Task goal — Word for word, restate the lines of the data from the first through the one containing "## Emit tiled", and nothing else.

Provided information —
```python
def qtran_loss(jq, jq_tgt, v, jq_hat, qs_opt, qs_nopt, r, term, padded, gamma, lam_opt, lam_nopt,
               d_jq, d_v, d_qso, d_qsn, out4, rows):
    lib = _lib.load()
    ws = WS.get("loss", lib.marl_loss_workspace(rows), jq.device)
    check(lib.marl_qtran_loss(_p(jq), _p(jq_tgt), _p(v), _p(jq_hat), _p(qs_opt), _p(qs_nopt), _p(r), _p(term),
                              _p(padded), float(gamma), float(lam_opt), float(lam_nopt), _p(d_jq), _p(d_v), _p(d_qso),
                              _p(d_qsn), _p(out4), _p(ws), rows, _stream()), "marl_qtran_loss")


def td_lambda_returns(q_next_tot, r, term, padded, gamma, lam, out, B, T):
    lib = _lib.load()
    for t in (q_next_tot, r, term, padded, out):
        assert _f32(t).is_contiguous() and t.numel() >= B * T, "td_lambda_returns: contiguous (B, T) float32 arrays"
    check(lib.marl_td_lambda_returns(_p(q_next_tot), _p(r), _p(term), _p(padded), float(gamma), float(lam), _p(out),
                                     int(B), int(T), _stream()), "marl_td_lambda_returns")
    return out


def policy_probs(logits, avail, eps, pi, rows, A):
    for t in (logits, avail, pi):
        assert _f32(t).is_contiguous() and t.numel() >= rows * A
    check(_lib.load().marl_policy_probs(_p(logits), _p(avail), float(eps), _p(pi), rows, A, _stream()), "marl_policy_probs")
    return pi


def policy_loss_bwd(logits, avail, u, G, v, padded, eps, dlogits, logp, out2, rows, N, A):
    lib = _lib.load()
    for t, n in ((logits, rows * A), (avail, rows * A), (dlogits, rows * A), (logp, rows), (G, rows // N), (v, rows // N),
# ... 567 lines not shown
```

Before: 73.53 million.

## Emit tiled dxp from x6 BPTT and consume it in a new x6 fc1 wgrad kernel

The x6 backward kernel can now write the fc1 pre-activation gradient in an MFMA-tile layout with vectorized f32x4 stores instead of scattered per-row scalar stores. A new tall wgrad kernel reads that tiled gradient directly and splits the gathered inputs into bf16x6 planes to compute the fc1 weight gradient, with a producer/consumer wave split and LDS staging. This is meant to remove the strided row scatter and to speed up the fc1 wgrad GEMM. In exchange it adds a padded tile buffer with a spare tile and extra masking for partial tiles, and it applies only when H is 64 and dhs is absent.

```diff
diff --git a/include/marl_hip.h b/include/marl_hip.h
--- a/include/marl_hip.h
+++ b/include/marl_hip.h
@@ -37,6 +37,9 @@
                       const marl_group_t* grp, float* ws, size_t ws_bytes, void* stream);
 size_t marl_linear_wgrad_workspace(int M, int N, int K, int groups);
 int marl_wgrad_slabs(int M);
+int marl_linear_wgrad_x6t_supported(const marl_src_t* x, int B, int T, int N, int K);
+int marl_linear_wgrad_x6t(const float* g_tiled, const marl_src_t* x, float* dW, long lddw, float* db, int B, int T, int N, int K,
+                          float* ws, size_t ws_bytes, void* stream);
 
 int marl_agent_unroll_fwd(const marl_agent_weights_t* w, const float* obs, long obs_bs, int obs_t0,
                           const int* ufed, long u_bs, int u_t0, const int* ep_len, const int* ep_map,
@@ -170,6 +173,11 @@
 int marl_agent_unroll_bwd_x6(const marl_agent_weights_t* w, const int* dq_idx, const float* dq_val, const int* dq_idx2,
                              const float* dq_val2, int dq_gdiv, const float* dhs, const float* saved, float* dxp, float* dh0,
                              const marl_agent_grads_t* g, float* ws, size_t ws_bytes, int B, int T, int N, int A, void* stream);
+size_t marl_agent_bwd_x6_dxp_tiled_bytes(int B, int T, int N);
+int marl_agent_unroll_bwd_x6_tiled(const marl_agent_weights_t* w, const int* dq_idx, const float* dq_val, const int* dq_idx2,
+                                   const float* dq_val2, int dq_gdiv, const float* dhs, const float* saved, float* dxp,
+                                   float* dxp_tiled, float* dh0, const marl_agent_grads_t* g, float* ws, size_t ws_bytes, int B,
+                                   int T, int N, int A, void* stream);
 
 int marl_mlp3_x6_supported(const marl_src_t* x, int K1, int H1, int H2, int N3, int groups);
 int marl_mlp3_x6_fwd_save(const marl_mlp3_weights_t* w, const marl_src_t* x, float* Y, long ldy, long gs_y,
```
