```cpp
hipError_t launch_conv_hx(const ConvParams& p, const ConvLaunch& cfg, hipStream_t stream) {
    if (p.ntaps != 3 || (p.T & 3) || !p.whx || p.nch32 * HX_KC > 512) return hipErrorInvalidValue;
#define FASTSVC_HXS(md, mw, nw, wm, wn) \
    if (cfg.MW == mw && cfg.NW == nw && cfg.WM == wm && cfg.WN == wn) \
        return hx_launch_shape<mw, nw, wm, wn, md>(p, cfg.nsig, stream);
    if (p.mode == MODE_DIRECT) {
        if (p.dil < 1 || p.dil > 28) return hipErrorInvalidValue;
        FASTSVC_HXS(MODE_DIRECT, 2, 2, 1, 4) FASTSVC_HXS(MODE_DIRECT, 2, 3, 1, 4)
        FASTSVC_HXS(MODE_DIRECT, 3, 2, 1, 4) FASTSVC_HXS(MODE_DIRECT, 3, 3, 1, 4)
        FASTSVC_HXS(MODE_DIRECT, 3, 4, 2, 2) FASTSVC_HXS(MODE_DIRECT, 3, 6, 2, 2)
        FASTSVC_HXS(MODE_DIRECT, 3, 8, 4, 1)
    } else if (p.mode == MODE_POLY) {
        if (p.dil != 1) return hipErrorInvalidValue;
// ... 58 lines not shown
```

svcc23_fastsvc_amd/csrc/fastsvc_hx_common.inc:

```

#ifdef FASTSVC_ACT_2B
#ifdef FASTSVC_ACT_F16
typedef _Float16 hx_t;
#else
typedef __bf16 hx_t;
#endif
constexpr int HX_NP = 1;
#else
typedef _Float16 hx_t;
constexpr int HX_NP = 2;
#endif
typedef hx_t hx8 __attribute__((ext_vector_type(8)));
typedef hx_t hx2 __attribute__((ext_vector_type(2)));

__device__ __forceinline__ f32x4 hx_mfma(hx8 a, hx8 b, f32x4 c) {
#if defined(FASTSVC_ACT_2B) && !defined(FASTSVC_ACT_F16)
    return __builtin_amdgcn_mfma_f32_16x16x32_bf16(a, b, c, 0, 0, 0);
#else
    return __builtin_amdgcn_mfma_f32_16x16x32_f16(a, b, c, 0, 0, 0);
#endif
}

template <bool IN1> struct HxWin { typedef act4_t type; };
template <> struct HxWin<true> { typedef f32x4 type; };
// ... 5 lines not shown
    return ((row ^ ((row >> 2) & 1)) * HX_ROW) + ((oct ^ ((row >> 1) & 2)) << 4);
}

__device__ __forceinline__ void hx_wait_vmcnt(int n) {
    if (n >= 20) asm volatile("s_waitcnt vmcnt(20)" ::: "memory");
    else if (n >= 16) asm volatile("s_waitcnt vmcnt(16)" ::: "memory");
    else if (n >= 12) asm volatile("s_waitcnt vmcnt(12)" ::: "memory");
    else if (n >= 10) asm volatile("s_waitcnt vmcnt(10)" ::: "memory");
    else if (n >= 8) asm volatile("s_waitcnt vmcnt(8)" ::: "memory");
    else if (n >= 6) asm volatile("s_waitcnt vmcnt(6)" ::: "memory");
    else if (n >= 4) asm volatile("s_waitcnt vmcnt(4)" ::: "memory");
    else if (n >= 3) asm volatile("s_waitcnt vmcnt(3)" ::: "memory");
    else if (n >= 2) asm volatile("s_waitcnt vmcnt(2)" ::: "memory");
    else if (n >= 1) asm volatile("s_waitcnt vmcnt(1)" ::: "memory");
    else asm volatile("s_waitcnt vmcnt(0)" ::: "memory");
}

template <int NSLOT>
struct HxWeightStream {
    u32x4 wr[NSLOT];
    __amdgpu_buffer_rsrc_t rsrc;
    int voff, next, total;
    __device__ __forceinline__ void init(const unsigned char* group_base, int nunits, int lane) {
        total = nunits * NSLOT * HX_FRAG;
        rsrc = __builtin_amdgcn_make_buffer_rsrc(const_cast<unsigned char*>(group_base), 0, total, 0x00020000);
        voff = lane * 16;
        #pragma unroll
        for (int s = 0; s < NSLOT; ++s) wr[s] = __builtin_amdgcn_raw_buffer_load_b128(rsrc, voff, s * HX_FRAG, 0);
        next = NSLOT * HX_FRAG;
        if (next >= total) next = 0;
    }
    __device__ __forceinline__ void request(int s) { wr[s] = __builtin_amdgcn_raw_buffer_load_b128(rsrc, voff, next + s * HX_FRAG, 0); }
    __device__ __forceinline__ void advance() { next += NSLOT * HX_FRAG; if (next >= total) next = 0; }
};

struct HxFrag { hx8 p[HX_NP]; };

__device__ __forceinline__ HxFrag hx_read(const unsigned char* tile, int off, int lo_off) {
    HxFrag f;
    f.p[0] = *reinterpret_cast<const hx8*>(tile + off);
    if constexpr (HX_NP == 2) f.p[1] = *reinterpret_cast<const hx8*>(tile + lo_off + off);
    return f;
}

template <int PROD, bool SWAP = false>
__device__ __forceinline__ f32x4 hx_prod(const HxFrag& a, const u32x4 (&w)[HX_NP], f32x4 acc) {
    constexpr int ia = (HX_NP == 2 && PROD == 2) ? 1 : 0, iw = (HX_NP == 2 && PROD == 1) ? 1 : 0;
    if constexpr (SWAP) return hx_mfma(__builtin_bit_cast(hx8, w[iw]), a.p[ia], acc);
    else return hx_mfma(a.p[ia], __builtin_bit_cast(hx8, w[iw]), acc);
}
constexpr int HX_NPROD = HX_NP == 2 ? 3 : 1;

template <int MW, bool SWAP = false>
__device__ __forceinline__ void hx_step(f32x4 (&acc)[MW], const HxFrag& a, const u32x4* w ) {
    #pragma unroll
    for (int pr = 0; pr < HX_NPROD; ++pr)
        #pragma unroll
        for (int m = 0; m < MW; ++m) {
            u32x4 wm[HX_NP];
            #pragma unroll
            for (int q = 0; q < HX_NP; ++q) wm[q] = w[m * HX_NP + q];
            if (pr == 0) acc[m] = hx_prod<0, SWAP>(a, wm, acc[m]);
            else if (pr == 1) acc[m] = hx_prod<1, SWAP>(a, wm, acc[m]);
            else acc[m] = hx_prod<2, SWAP>(a, wm, acc[m]);
        }
}
// ... 207 lines not shown
```

Before: 1.769 billion samples/s.

## Raise occupancy for MW3xNW2 affine conv by spilling stats to LDS and deferring weight reload

For the bf16 direct-mode MW=3,NW=2 affine conv kernel, raises the launch-bounds minimum waves to 4 so more waves fit per SIMD. To cut register pressure, the double-precision stats accumulators move from registers into a per-wave LDS area. The weight-stream reload for the last channel chunk is held back and issued after the epilogue, so those registers are not live across it. The cost is extra LDS traffic and a weight-load latency that the epilogue may no longer hide, plus a possible spill risk if the register budget is still too tight.

```diff
diff --git a/svcc23_fastsvc_amd/csrc/fastsvc_hx.hip b/svcc23_fastsvc_amd/csrc/fastsvc_hx.hip
--- a/svcc23_fastsvc_amd/csrc/fastsvc_hx.hip
+++ b/svcc23_fastsvc_amd/csrc/fastsvc_hx.hip
@@ -9,9 +9,9 @@
 
 #include "fastsvc_hx_common.inc"
 
-template <int MW, int NW, bool RELOAD, bool OPT_LAST = false, int NS = 3 * MW * HX_NP, int SOFF = 0, bool ADV = true>
+template <int MW, int NW, bool RELOAD, bool OPT_LAST = false, int NS = 3 * MW * HX_NP, int SOFF = 0, bool ADV = true, bool HOLD = false>
 __device__ __forceinline__ void hx_unit_direct(f32x4 (&acc)[NW][MW], const unsigned char* tile, const int (&aoff)[3],
-                                               int lo_off, HxWeightStream<NS>& ws, bool do_last = true) {
+                                               int lo_off, HxWeightStream<NS>& ws, bool do_last = true, bool hold = false) {
     constexpr int NSTEP = 3 * NW;
     constexpr int PF = HX_NP == 1 ? (MW >= 3 ? 2 : 3) : 1;
     HxFrag a[PF + 1];
@@ -25,13 +25,13 @@
             __builtin_amdgcn_sched_barrier(0);
         }
         if (!OPT_LAST || n + 1 < NW || do_last) hx_step<MW, OPT_LAST>(acc[n], a[s % (PF + 1)], &ws.wr[SOFF + tap * MW * HX_NP]);
-        if (RELOAD && n + 1 == NW) {
+        if (RELOAD && n + 1 == NW && !(HOLD && hold)) {
             #pragma unroll
             for (int q = 0; q < MW * HX_NP; ++q) ws.request(SOFF + tap * MW * HX_NP + q);
         }
         __builtin_amdgcn_sched_barrier(0);
     }
-    if (RELOAD && ADV) ws.advance();
+    if (RELOAD && ADV && !(HOLD && hold)) ws.advance();
 }
 
 template <int MW, int NW>
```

Solution below —
```python
def qtran_loss(jq, jq_tgt, v, jq_hat, qs_opt, qs_nopt, r, term, padded, gamma, lam_opt, lam_nopt,
               d_jq, d_v, d_qso, d_qsn, out4, rows):
    lib = _lib.load()
    ws = WS.get("loss", lib.marl_loss_workspace(rows), jq.device)
    check(lib.marl_qtran_loss(_p(jq), _p(jq_tgt), _p(v), _p(jq_hat), _p(qs_opt), _p(qs_nopt), _p(r), _p(term),
                              _p(padded), float(gamma), float(lam_opt), float(lam_nopt), _p(d_jq), _p(d_v), _p(d_qso),
                              _p(d_qsn), _p(out4), _p(ws), rows, _stream()), "marl_qtran_loss")


def td_lambda_returns(q_next_tot, r, term, padded, gamma, lam, out, B, T):
    lib = _lib.load()
    for t in (q_next_tot, r, term, padded, out):
        assert _f32(t).is_contiguous() and t.numel() >= B * T, "td_lambda_returns: contiguous (B, T) float32 arrays"
    check(lib.marl_td_lambda_returns(_p(q_next_tot), _p(r), _p(term), _p(padded), float(gamma), float(lam), _p(out),
                                     int(B), int(T), _stream()), "marl_td_lambda_returns")
    return out


def policy_probs(logits, avail, eps, pi, rows, A):
    for t in (logits, avail, pi):
        assert _f32(t).is_contiguous() and t.numel() >= rows * A
    check(_lib.load().marl_policy_probs(_p(logits), _p(avail), float(eps), _p(pi), rows, A, _stream()), "marl_policy_probs")
    return pi


def policy_loss_bwd(logits, avail, u, G, v, padded, eps, dlogits, logp, out2, rows, N, A):
    lib = _lib.load()
    for t, n in ((logits, rows * A), (avail, rows * A), (dlogits, rows * A), (logp, rows), (G, rows // N), (v, rows // N),
# ... 567 lines not shown
```

Before: 73.53 million.

## Emit tiled dxp from x6 BPTT and consume it in a new x6 fc1 wgrad kernel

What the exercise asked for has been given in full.